In Cults and the Family, the authors cite Eli Shapiro, who defines a destructive cultism as a sociopathic syndrome, whose distinctive qualities include: "behavioral and personality changes, loss of personal identity, cessation of scholastic activities, estrangement from family, disinterest in society and pronounced mental control and enslavement by cult leaders." Writing about Bruderhof communities in the book Misunderstanding Cults, Julius H. Rubin said that American religious innovation created an unending diversity of sects. These "new religious movements…gathered new converts and issued challenges to the wider society.
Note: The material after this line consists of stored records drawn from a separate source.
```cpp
namespace {
struct HeadRows {
    const float* rows[3];
    float scale[3];
};
template <int NH>
__global__ __launch_bounds__(256) void head_gather_rows_kernel(const HeadRows hr, const float* __restrict__ res, float* __restrict__ cost, long cols, int H, int W) {
    typedef float f32x4 __attribute__((ext_vector_type(4)));
    const long i = (long)blockIdx.x * 256 + threadIdx.x;
    if (i >= cols) return;
    const long plane = i / W;
    const long base = plane * H * W + (i - plane * W);
    const f32x4* r[NH];
    f32x4 cur[NH];
    float up[NH];
#pragma unroll
    for (int k = 0; k < NH; ++k) {
        r[k] = (const f32x4*)hr.rows[k] + base;
        cur[k] = r[k][0];
        up[k] = 0.f;
    }
    for (int y0 = 0; y0 < H; y0 += 4) {
        f32x4 nx[4][NH];
        float rs[4];
#pragma unroll
        for (int j = 0; j < 4; ++j) {
            const int yn = y0 + j + 1 < H ? y0 + j + 1 : H - 1, yr = y0 + j < H ? y0 + j : H - 1;
#pragma unroll
            for (int k = 0; k < NH; ++k) nx[j][k] = r[k][(long)yn * W];
            rs[j] = res ? res[base + (long)yr * W] : 0.f;
        }
#pragma unroll
        for (int j = 0; j < 4; ++j) {
            const int y = y0 + j;
            if (y < H) {
                float c = rs[j];
#pragma unroll
                for (int k = 0; k < NH; ++k) {
                    float s = up[k] + (cur[k][1] + cur[k][2]);
                    if (y + 1 < H) s += nx[j][k][3];
                    c = hr.scale[k] * s + c;
                }
                cost[base + (long)y * W] = c;
            }
#pragma unroll
            for (int k = 0; k < NH; ++k) {
                up[k] = cur[k][0];
                cur[k] = nx[j][k];
            }
        }
    }
}
template <int NH>
__global__ __launch_bounds__(256) void head_gather_planar_kernel(const HeadRows hr, const float* __restrict__ res, float* __restrict__ cost, long total, int H, int W) {
    const long i = (long)blockIdx.x * 256 + threadIdx.x;
    if (i >= total) return;
    const long HW = (long)H * W;
    const long plane = i / HW;
    const int e = (int)(i - plane * HW);
    const int y = e / W, x = e - y * W;
    const bool xm = x > 0, xp = x + 1 < W, ym = y > 0, yp = y + 1 < H;
    const int dm = xm ? -1 : 0, dp = xp ? 1 : 0, du = ym ? -W : 0, dd = yp ? W : 0;
    float v[NH][9];
#pragma unroll
    for (int k = 0; k < NH; ++k) {
        const float* p = hr.rows[k] + plane * 9 * HW + e;
#pragma unroll
        for (int j = 0; j < 9; ++j) v[k][j] = p[j * HW + (j < 3 ? du : j < 6 ? 0 : dd) + (j % 3 == 0 ? dm : j % 3 == 2 ? dp : 0)];
    }
    float c = res ? res[i] : 0.f;
#pragma unroll
    for (int k = 0; k < NH; ++k) {
        const float* q = v[k];
        const float l0 = xm ? q[0] : 0.f, l3 = xm ? q[3] : 0.f, l6 = xm ? q[6] : 0.f;
        const float r2 = xp ? q[2] : 0.f, r5 = xp ? q[5] : 0.f, r8 = xp ? q[8] : 0.f;
        const float t0 = (l0 + q[1]) + r2;
        const float t1a = l3 + q[4];
        const float t1b = r5;
        const float t2 = (l6 + q[7]) + r8;
        float s = (ym ? t0 : 0.f) + (t1a + t1b);
        if (yp) s += t2;
        c = hr.scale[k] * s + c;
    }
    cost[i] = c;
}
}

extern "C" int drc_head_gather_planar_fwd(const float* s0, const float* s1, const float* s2, float scale0, float scale1, float scale2, int nheads,
                                          const float* res, float* cost, int N, int D, int H, int W, void* stream) {
    if (nheads < 1 || nheads > 3) return -2;
    const HeadRows hr = {{s0, s1, s2}, {scale0, scale1, scale2}};
    for (int k = 0; k < nheads; ++k)
        if (!hr.rows[k] || ((uintptr_t)hr.rows[k] & 3)) return -1;
    if (!cost) return -1;
    if (N < 0 || D <= 0 || H <= 0 || W <= 0) return -2;
    if (N == 0) return 0;
    const long cols = (long)N * D * H * W;
    const long blocks = (cols + 255) / 256;
    if (blocks > 0x7fffffffL) return -3;
    const dim3 g((unsigned)blocks), b(256);
    hipStream_t s = (hipStream_t)stream;
    if (nheads == 1) hipLaunchKernelGGL(head_gather_planar_kernel<1>, g, b, 0, s, hr, res, cost, cols, H, W);
    else if (nheads == 2) hipLaunchKernelGGL(head_gather_planar_kernel<2>, g, b, 0, s, hr, res, cost, cols, H, W);
    else hipLaunchKernelGGL(head_gather_planar_kernel<3>, g, b, 0, s, hr, res, cost, cols, H, W);
    return (int)hipGetLastError();
}

extern "C" int drc_head_gather_rows_fwd(const float* rows0, const float* rows1, const float* rows2, float scale0, float scale1, float scale2, int nheads,
                                        const float* res, float* cost, int N, int D, int H, int W, void* stream) {
    if (nheads < 1 || nheads > 3) return -2;
    const HeadRows hr = {{rows0, rows1, rows2}, {scale0, scale1, scale2}};
    for (int k = 0; k < nheads; ++k)
        if (!hr.rows[k] || ((uintptr_t)hr.rows[k] & 15)) return -1;
    if (!cost) return -1;
    if (N < 0 || D <= 0 || H <= 0 || W <= 0) return -2;
    if (N == 0) return 0;
    const long cols = (long)N * D * W;
    const long blocks = (cols + 255) / 256;
    if (blocks > 0x7fffffffL) return -3;
    const dim3 g((unsigned)blocks), b(256);
    hipStream_t s = (hipStream_t)stream;
    if (nheads == 1) hipLaunchKernelGGL(head_gather_rows_kernel<1>, g, b, 0, s, hr, res, cost, cols, H, W);
    else if (nheads == 2) hipLaunchKernelGGL(head_gather_rows_kernel<2>, g, b, 0, s, hr, res, cost, cols, H, W);
    else hipLaunchKernelGGL(head_gather_rows_kernel<3>, g, b, 0, s, hr, res, cost, cols, H, W);
    return (int)hipGetLastError();
}
```

disprcnn_amd/csrc/volume_ops.hip:

```cpp
#include <hip/hip_runtime.h>
#include <stdint.h>

#include "../../include/disprcnn_hip.h"

typedef float f32x4 __attribute__((ext_vector_type(4)));

namespace {

constexpr int kThreads = 256;

inline unsigned grid_for(long work, int cap = 256 * 16) {
    long b = (work + kThreads - 1) / kThreads;
    if (b < 1) b = 1;
    if (b > cap) b = cap;
    return (unsigned)b;
}

template <bool VEC4>
__global__ __launch_bounds__(kThreads) void cost_volume_dense_kernel(const float* __restrict__ L, const float* __restrict__ R,
                                                                     float* __restrict__ cost, int N, int C, int Dp, int Hp, int Wp,
                                                                     int lo4, int hi4) {
    const int XV = VEC4 ? 4 : 1;
    const int wq = Wp / XV;
    const long total = (long)N * 2 * C * Dp * Hp * wq;
    for (long idx = (long)blockIdx.x * kThreads + threadIdx.x; idx < total; idx += (long)gridDim.x * kThreads) {
        long t = idx;
        const int xq = (int)(t % wq); t /= wq;
        const int y = (int)(t % Hp); t /= Hp;
        const int j = (int)(t % Dp); t /= Dp;
        const int c2 = (int)(t % (2 * C));
        const int n = (int)(t / (2 * C));
        const int i = lo4 + j;
        const bool live = i < hi4;
        const int x0 = xq * XV;
        float v[4];
        const bool right = c2 >= C;
        const int c = right ? c2 - C : c2;
        const float* src = (right ? R : L) + (((long)n * C + c) * Hp + y) * Wp;
#pragma unroll
        for (int e = 0; e < XV; ++e) {
            const int x = x0 + e, xs = x - i;
            const bool ok = live && xs >= 0 && xs < Wp;
            v[e] = ok ? src[right ? xs : x] : 0.0f;
        }
        float* dst = cost + ((((long)n * 2 * C + c2) * Dp + j) * Hp + y) * Wp + x0;
        if (VEC4) *(f32x4*)dst = (f32x4){v[0], v[1], v[2], v[3]};
        else dst[0] = v[0];
    }
}

__global__ __launch_bounds__(kThreads) void cost_volume_bwd_kernel(const float* __restrict__ g, float* __restrict__ gL,
                                                                   float* __restrict__ gR, int N, int C, int Dp, int Hp, int Wp,
                                                                   int lo4, int hi4) {
    const long per = (long)N * C * Hp * Wp;
    for (long idx = (long)blockIdx.x * kThreads + threadIdx.x; idx < 2 * per; idx += (long)gridDim.x * kThreads) {
        const bool right = idx >= per;
        long t = right ? idx - per : idx;
        const int x = (int)(t % Wp); t /= Wp;
        const int y = (int)(t % Hp); t /= Hp;
        const int c = (int)(t % C);
        const int n = (int)(t / C);
        float s = 0.f;
        for (int j = 0; j < Dp; ++j) {
            const int i = lo4 + j;
            if (i >= hi4) break;
            const int xo = right ? x + i : x;
            const int xs = xo - i;
            const bool ok = right ? (xo >= 0 && xo < Wp) : (xs >= 0 && xs < Wp);
            if (ok) s += g[((((long)n * 2 * C + (right ? C + c : c)) * Dp + j) * Hp + y) * Wp + xo];
        }
        (right ? gR : gL)[(((long)n * C + c) * Hp + y) * Wp + x] = s;
    }
}

__global__ __launch_bounds__(kThreads) void cost_volume_blocked_kernel(const float* __restrict__ L, const float* __restrict__ R,
                                                                       float* __restrict__ out, int N, int C, int Dp, int Hp, int Wp,
                                                                       int lo4, int hi4, int fp) {
    const int CBo = 2 * C / 16, CBi = C / 16;
    const long total = (long)N * CBo * Dp * Hp * Wp * 4;
    const long oH = Wp + 2, oD = (long)(Hp + 2) * oH, oC = (long)(Dp + 2) * oD;
    for (long idx = (long)blockIdx.x * kThreads + threadIdx.x; idx < total; idx += (long)gridDim.x * kThreads) {
        long t = idx;
        const int q = (int)(t & 3); t >>= 2;
        const int x = (int)(t % Wp); t /= Wp;
        const int y = (int)(t % Hp); t /= Hp;
        const int j = (int)(t % Dp); t /= Dp;
        const int cbo = (int)(t % CBo);
        const int n = (int)(t / CBo);
        const int i = lo4 + j;
        const int xs = x - i;
        const bool ok = (i < hi4) && xs >= 0 && xs < Wp;
        const bool right = cbo >= CBi;
        const int cbi = right ? cbo - CBi : cbo;
        const int xr = right ? xs : x;
        f32x4 v = {0.f, 0.f, 0.f, 0.f};
        if (ok) {
            const float* src = right ? R : L;
            if (fp > 0) {
                const long iW = Wp + 2 * fp, iH = Hp + 2 * fp;
                v = *(const f32x4*)(src + ((((long)n * CBi + cbi) * iH + (y + fp)) * iW + (xr + fp)) * 16 + q * 4);
            } else {
                const long plane = (long)Hp * Wp;
                const float* s0 = src + ((long)n * C + cbi * 16 + q * 4) * plane + (long)y * Wp + xr;
                v = (f32x4){s0[0], s0[plane], s0[2 * plane], s0[3 * plane]};
            }
        }
        *(f32x4*)(out + (((long)n * CBo + cbo) * oC + (long)(j + 1) * oD + (long)(y + 1) * oH + (x + 1)) * 16 + q * 4) = v;
    }
}


__global__ __launch_bounds__(kThreads) void cost_volume_blocked_rows_kernel(const float* __restrict__ L, const float* __restrict__ R,
                                                                            float* __restrict__ out, int C, int Dp, int Hp, int Wp, int lo4, int hi4) {
    extern __shared__ float cv_lds[];
    const int n = blockIdx.x / Hp, y = blockIdx.x - n * Hp;
    const int cs = C + 1;
    float* lL = cv_lds;
    float* lR = cv_lds + (long)Wp * cs;
    const long plane = (long)Hp * Wp;
    const int xl = threadIdx.x & 31, sub = threadIdx.x >> 5, nsub = kThreads >> 5;
    for (int c = sub; c < 2 * C; c += nsub) {
        const bool right = c >= C;
        const int cc = right ? c - C : c;
        const float* src = (right ? R : L) + ((long)n * C + cc) * plane + (long)y * Wp;
        float* dst = right ? lR : lL;
        for (int x = xl; x < Wp; x += 32) dst[x * cs + cc] = src[x];
    }
    __syncthreads();
    const int CBi = C / 16, CBo = 2 * CBi;
    const long oH = Wp + 2, oD = (long)(Hp + 2) * oH, oC = (long)(Dp + 2) * oD;
    const int per_row = Wp * 4;
    const int total = CBo * Dp * per_row;
    for (int idx = threadIdx.x; idx < total; idx += kThreads) {
        int t = idx;
        const int q = t & 3; t >>= 2;
        const int x = t % Wp; t /= Wp;
        const int j = t % Dp;
        const int cbo = t / Dp;
        const int i = lo4 + j;
        const int xs = x - i;
        const bool ok = (i < hi4) && xs >= 0 && xs < Wp;
        const bool right = cbo >= CBi;
        f32x4 v = {0.f, 0.f, 0.f, 0.f};
        if (ok) {
            const float* s = (right ? lR + xs * cs + (cbo - CBi) * 16 : lL + x * cs + cbo * 16) + q * 4;
            v = (f32x4){s[0], s[1], s[2], s[3]};
        }
        *(f32x4*)(out + (((long)n * CBo + cbo) * oC + (long)(j + 1) * oD + (long)(y + 1) * oH + (x + 1)) * 16 + q * 4) = v;
    }
}

__global__ __launch_bounds__(kThreads) void dense_to_blocked_kernel(const float* __restrict__ dense, float* __restrict__ blk, int N, int C,
                                                                    int D, int H, int W, int pd, int ph, int pw) {
    const int CB = (C + 15) / 16;
    const long total = (long)N * CB * D * H * W * 4;
    const long bW = W + 2 * pw, bH = H + 2 * ph, bD = D + 2 * pd;
// ... 85 lines not shown
#pragma unroll
                for (int kh = 0; kh < 3; ++kh)
#pragma unroll
                    for (int kw = 0; kw < 3; ++kw) {
                        const f32x4 xv = *(const f32x4*)(xb + cb * sC + kd * sD + kh * sH + kw * 16);
                        const f32x4 wv = *(const f32x4*)(w + ((kd * 3 + kh) * 3 + kw) * cb_in * 16 + cb * 16 + q * 4);
                        s = fmaf(xv.x, wv.x, s); s = fmaf(xv.y, wv.y, s); s = fmaf(xv.z, wv.z, s); s = fmaf(xv.w, wv.w, s);
                    }
        }
        s += __shfl_xor(s, 1);
        s += __shfl_xor(s, 2);
        if (live && q == 0) out[vox] = res ? s + res[vox] : s;
    }
}
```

Not infrequently, public controversy, contested narratives and litigation result." In his work Cults in Context author Lorne L. Dawson writes that although the Unification Church "has not been shown to be violent or volatile," it has been described as a destructive cult by "anticult crusaders." In 2002, the German government was held by the Federal Constitutional Court to have defamed the Osho movement by referring to it, among other things, as a "destructive cult" with no factual basis.
Some researchers have criticized the term destructive cult, writing that it is used to describe groups which are not necessarily harmful in nature to themselves or others. In his book Understanding New Religious Movements, John A. Saliba writes that the term is overgeneralized. Saliba sees the Peoples Temple as the "paradigm of a destructive cult", where those that use the term are implying that other groups will also commit mass suicide.